━━━━━ SOURCE DATA

template <int BN, int BK>
__global__ __launch_bounds__(256) void igemm_fast_kernel(const IgemmArgs a) {
  using Cf = FastCfg<BN, BK>;
  constexpr int NA = Cf::NA, NB = Cf::NB, PT = Cf::PT, CT = Cf::CT, KK = Cf::KK, STAGE = Cf::STAGE, A_BYTES = Cf::A_BYTES;
  extern __shared__ __attribute__((aligned(16))) char smem[];
  const int tid = threadIdx.x, lane = tid & 63;
  const int wave = __builtin_amdgcn_readfirstlane(tid >> 6);
// ... 546 lines not shown
      mfma16(32 + 2 * g, wh[(2 * g) >> 3], xs[SP][(2 * g) & 7]);
      mfma16(32 + 2 * g + 1, wh[(2 * g + 1) >> 3], xs[SP][(2 * g + 1) & 7]);
      if (g < 8) {
        int ad;
        if (tap < NT - 1) ad = a16_addr(std::integral_constant<int, (tap + 1) % NT>{}, Par{}, g);
        else if (kSub) ad = a16_addr_next0(NPar{}, g);
        else ad = a16_addr(I0{}, NPar{}, g);
        xs[SP ^ 1][g] = *(const bf16x8*)(smem + ad);
      } else if (g < 12) {
        wl[g - 8] = *(const bf16x8*)(smem + b16_addr(SlotNxt{}, g - 8));
      }
      __builtin_amdgcn_sched_barrier(0);
    }
  };
  auto group = [&](auto parc) {
    step(std::integral_constant<int, 0>{}, parc); step(std::integral_constant<int, 1>{}, parc);
    step(std::integral_constant<int, 2>{}, parc); step(std::integral_constant<int, 3>{}, parc);
    if (!kSub) {
      step(std::integral_constant<int, (kSub ? 0 : 4)>{}, parc); step(std::integral_constant<int, (kSub ? 0 : 5)>{}, parc);
      step(std::integral_constant<int, (kSub ? 0 : 6)>{}, parc); step(std::integral_constant<int, (kSub ? 0 : 7)>{}, parc);
      step(std::integral_constant<int, (kSub ? 0 : 8)>{}, parc);
    }
  };

  const int e_px = lane >> 3, e_ch = lane & 7;
  for (int tile = (int)blockIdx.x; tile < ntiles; tile += G) {
    const H4Tile c = h4_decode<kPart>(a, kc, tile);
    f32x4 bias_r[2][2];
#pragma unroll
    for (int h = 0; h < 2; ++h) {
      const int cbh = c.n0 + h * 64 + e_ch * 8;
      bias_r[h][0] = bias_r[h][1] = f32x4{0.f, 0.f, 0.f, 0.f};
      if (a.bias) { bias_r[h][0] = *(const f32x4*)(a.bias + cbh); bias_r[h][1] = *(const f32x4*)(a.bias + cbh + 4); }
    }
#pragma unroll
    for (int k = 0; k < 64; ++k) acc16[k] = f32x4{0.f, 0.f, 0.f, 0.f};

    const int ng_tile = h4_split_ndt(a, __builtin_amdgcn_readfirstlane(h4_split(a, c.t))) * kc.kcn;
    int next_base0 = 0;
    if (kSub) {
      sub_bases(c.ph, abaseT);
      int nb4[4];
      sub_bases(h4_decode(a, kc, tile + G).ph, nb4);
      next_base0 = nb4[0];
    }
#pragma unroll
    for (int idx = 0; idx < 8; ++idx) xs[0][idx] = *(const bf16x8*)(smem + a16_addr(I0{}, I0{}, idx));
#pragma unroll
    for (int ib = 0; ib < 4; ++ib) wl[ib] = *(const bf16x8*)(smem + b16_addr(I0{}, ib));
    for (int g = 0; g < ng_tile; g += 2) {
      if (kSub) abaseN0 = abaseT[0];
      group(I0{});
      __builtin_amdgcn_sched_barrier(0);
      h4_advance<kUp, kPart>(st, a, kc);
      publish(st);
      __builtin_amdgcn_sched_barrier(0);
      if (kSub) abaseN0 = (g + 2 >= ng_tile) ? next_base0 : abaseT[0];
      group(I1{});
      __builtin_amdgcn_sched_barrier(0);
      h4_advance<kUp, kPart>(st, a, kc);
      publish(st);
      __builtin_amdgcn_sched_barrier(0);
    }

    __builtin_amdgcn_s_barrier();
    {
      constexpr int EROW = 272;
      char* const eslice = smem + A_BYTES + wave * 12288;
      unsigned o_off[4], r_off[4];
#pragma unroll
      for (int it = 0; it < 4; ++it) {
        const int px = it * 8 + e_px;
        if (kPart == 1) {
          const int col = px & 15, row = px >> 4;
          const bool okw = c.ow0 + col < a.w_lim;
          o_off[it] = okw ? (unsigned)(((row * a.W_out + col) * (int)a.ldo + e_ch * 8) * 2) : 0x80000000u;
          r_off[it] = okw ? (unsigned)(((row * a.W_out + col) * (int)a.ldr + e_ch * 8) * 2) : 0x80000000u;
          continue;
        }
        const bool okw = kSub ? c.ow0 + px < a.W_in : c.ow0 + px < a.w_lim;
        o_off[it] = okw ? (unsigned)(((kSub ? 2 * px : px) * (int)a.ldo + e_ch * 8) * 2) : 0x80000000u;
        r_off[it] = okw ? (unsigned)((px * (int)a.ldr + e_ch * 8) * 2) : 0x80000000u;
      }
      auto emit = [&](auto has_resid, auto has_gn) {
        constexpr bool kRes = decltype(has_resid)::value;
        constexpr bool kGn = decltype(has_gn)::value;
        typedef __attribute__((ext_vector_type(2))) float f32x2;
        f32x2 gs[2][2], gq[2][2];
#pragma unroll
        for (int h = 0; h < 2; ++h)
#pragma unroll
          for (int q2 = 0; q2 < 2; ++q2) { gs[h][q2] = f32x2{0.f, 0.f}; gq[h][q2] = f32x2{0.f, 0.f}; }
        auto wr = [&](int p, int h) {
#pragma unroll
          for (int ib = 0; ib < 4; ++ib)
#pragma unroll
            for (int j = 0; j < 2; ++j) *(f32x4*)(eslice + (16 * j + l15) * EROW + (ib * 16 + 4 * q4) * 4) = acc16[(h * 4 + ib) * 8 + 2 * p + j];
          (void)hi; (void)l31;
        };
        auto gn_flush = [&](int half) {
          const int cpg_log = a.cpg_log;
          const int gty = (c.oh0 >> 4) + (kPart == 1 ? wave >> 1 : 0), gtx = c.ow0 >> 5;
          const int slot = kPart == 1 ? 2 * (wave & 1) + half : wave;
          const long long tix = ((long long)c.t * a.tiles_h + gty) * a.tiles_w + gtx;
          const long long row = ((kSub ? tix * 4 + c.ph : tix) << 2) + slot;
          float* dst = a.gn_partial + row * 64;
          const bool own = kPart != 1 || (gty < a.tiles_h && gty * 16 < a.h_lim);
#pragma unroll
          for (int h = 0; h < 2; ++h) {
            float sv[2], qv[2];
#pragma unroll
            for (int q2 = 0; q2 < 2; ++q2) {
              sv[q2] = gs[h][q2][0] + gs[h][q2][1];
              qv[q2] = gq[h][q2][0] + gq[h][q2][1];
#pragma unroll
              for (int m = 8; m < 64; m <<= 1) { sv[q2] += __shfl_xor(sv[q2], m); qv[q2] += __shfl_xor(qv[q2], m); }
              gs[h][q2] = f32x2{0.f, 0.f}; gq[h][q2] = f32x2{0.f, 0.f};
            }
            const int ch0 = c.n0 + h * 64 + e_ch * 8;
            if (cpg_log == 2) {
              if (e_px == 0 && own) {
                dst[(ch0 >> 2) * 2] = sv[0]; dst[(ch0 >> 2) * 2 + 1] = qv[0];
                dst[((ch0 >> 2) + 1) * 2] = sv[1]; dst[((ch0 >> 2) + 1) * 2 + 1] = qv[1];
              }
            } else {
              float s8 = sv[0] + sv[1], q8 = qv[0] + qv[1];
              if (cpg_log == 4) { s8 += __shfl_xor(s8, 1); q8 += __shfl_xor(q8, 1); }
              const bool writer = e_px == 0 && (cpg_log == 3 || (e_ch & 1) == 0);
              if (writer && own) { dst[(ch0 >> cpg_log) * 2] = s8; dst[(ch0 >> cpg_log) * 2 + 1] = q8; }
            }
          }
        };
        wr(0, 0);
#pragma unroll
        for (int p = 0; p < 4; ++p) {
          const int oh = c.oh0 + RPW * wave + (kPart == 1 ? 2 * p : p);
          const long long pix0 = kSub ? ((long long)c.t * a.H_out + 2 * oh + (c.ph >> 1)) * a.W_out + 2 * c.ow0 + (c.ph & 1)
                                      : ((long long)c.t * a.H_out + oh) * a.W_out + c.ow0;
          const bool okh = kSub ? oh < a.H_in : oh < a.h_lim;
          const int span_px = kSub ? 2 * halo8::TW : (kPart == 1 ? a.W_out + 16 : halo8::TW);
          const auto srd_o = __builtin_amdgcn_make_buffer_rsrc((void*)(a.out + pix0 * a.ldo + c.n0), (short)0,
                                                               okh ? (int)(span_px * a.ldo * 2) : 0, 0x00020000);
          const auto srd_r = __builtin_amdgcn_make_buffer_rsrc((void*)(kRes ? a.resid + pix0 * a.ldr + c.n0 : a.out), (short)0,
                                                               (kRes && okh) ? (int)((kPart == 1 ? a.W_out + 16 : halo8::TW) * a.ldr * 2) : 0, 0x00020000);
          unsigned oo[4], ro[4];
          const bool ok1 = oh + 1 < a.h_lim;
#pragma unroll
          for (int it = 0; it < 4; ++it) {
            if (kPart == 1) { oo[it] = (it >= 2 && !ok1) ? 0x80000000u : o_off[it]; ro[it] = (it >= 2 && !ok1) ? 0x80000000u : r_off[it]; }
            else { oo[it] = o_off[it]; ro[it] = r_off[it]; }
          }
#pragma unroll
          for (int h = 0; h < 2; ++h) {
            u32x4 rr[4];
            if (kRes) {
#pragma unroll
              for (int it = 0; it < 4; ++it) rr[it] = __builtin_amdgcn_raw_buffer_load_b128(srd_r, (int)ro[it], h * 128, 0);
            }
            asm volatile("s_waitcnt lgkmcnt(0)" ::: "memory");
            f32x4 lo[4], hi4[4];
#pragma unroll
            for (int it = 0; it < 4; ++it) {
              lo[it] = *(const f32x4*)(eslice + (it * 8 + e_px) * EROW + e_ch * 32);
              hi4[it] = *(const f32x4*)(eslice + (it * 8 + e_px) * EROW + e_ch * 32 + 16);
            }
            asm volatile("s_waitcnt lgkmcnt(0)" ::: "memory");
            if (p < 3 || h < 1) wr(h ? p + 1 : p, h ^ 1);
#pragma unroll
            for (int it = 0; it < 4; ++it) {
              f32x4 x0 = lo[it] + bias_r[h][0], x1 = hi4[it] + bias_r[h][1];
              if (kRes) {
                const u32x4 r = rr[it];
                x0 += f32x4{__uint_as_float(r[0] << 16), __uint_as_float(r[0] & 0xffff0000u), __uint_as_float(r[1] << 16),
                            __uint_as_float(r[1] & 0xffff0000u)};
                x1 += f32x4{__uint_as_float(r[2] << 16), __uint_as_float(r[2] & 0xffff0000u), __uint_as_float(r[3] << 16),
                            __uint_as_float(r[3] & 0xffff0000u)};
              }
              const u32x4 v = {pack_bf2(x0[0], x0[1]), pack_bf2(x0[2], x0[3]), pack_bf2(x1[0], x1[1]), pack_bf2(x1[2], x1[3])};
              if (kGn) {
                const bool valid = okh && oo[it] != 0x80000000u;
#pragma unroll
                for (int e = 0; e < 4; ++e) {
                  const uint32_t w = valid ? v[e] : 0u;
                  const f32x2 f = {__uint_as_float(w << 16), __uint_as_float(w & 0xffff0000u)};
                  gs[h][e >> 1] += f;
                  gq[h][e >> 1] += f * f;
                }
              }
              __builtin_amdgcn_raw_buffer_store_b128(v, srd_o, (int)oo[it], h * 128, 0);
              __builtin_amdgcn_sched_barrier(0);
              asm volatile("s_nop 3" ::: "memory");
              __builtin_amdgcn_sched_barrier(0);
            }
          }
          if (kGn && kPart == 1 && p == 1) gn_flush(0);
        }
        if (kGn) gn_flush(kPart == 1 ? 1 : 0);
      };
      if (a.gn_partial) {
        if (a.resid) emit(std::true_type{}, std::true_type{});
        else emit(std::false_type{}, std::true_type{});
      } else {
        if (a.resid) emit(std::true_type{}, std::false_type{});
        else emit(std::false_type{}, std::false_type{});
      }
    }
    asm volatile("s_waitcnt vmcnt(0)" ::: "memory");
  }
}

━━━━━━━━━━

Pick each line holding "volatile" out of the entries above and return it.

SOLVED PROBLEM:
            asm volatile("s_waitcnt lgkmcnt(0)" ::: "memory");
            asm volatile("s_waitcnt lgkmcnt(0)" ::: "memory");
              asm volatile("s_nop 3" ::: "memory");
    asm volatile("s_waitcnt vmcnt(0)" ::: "memory");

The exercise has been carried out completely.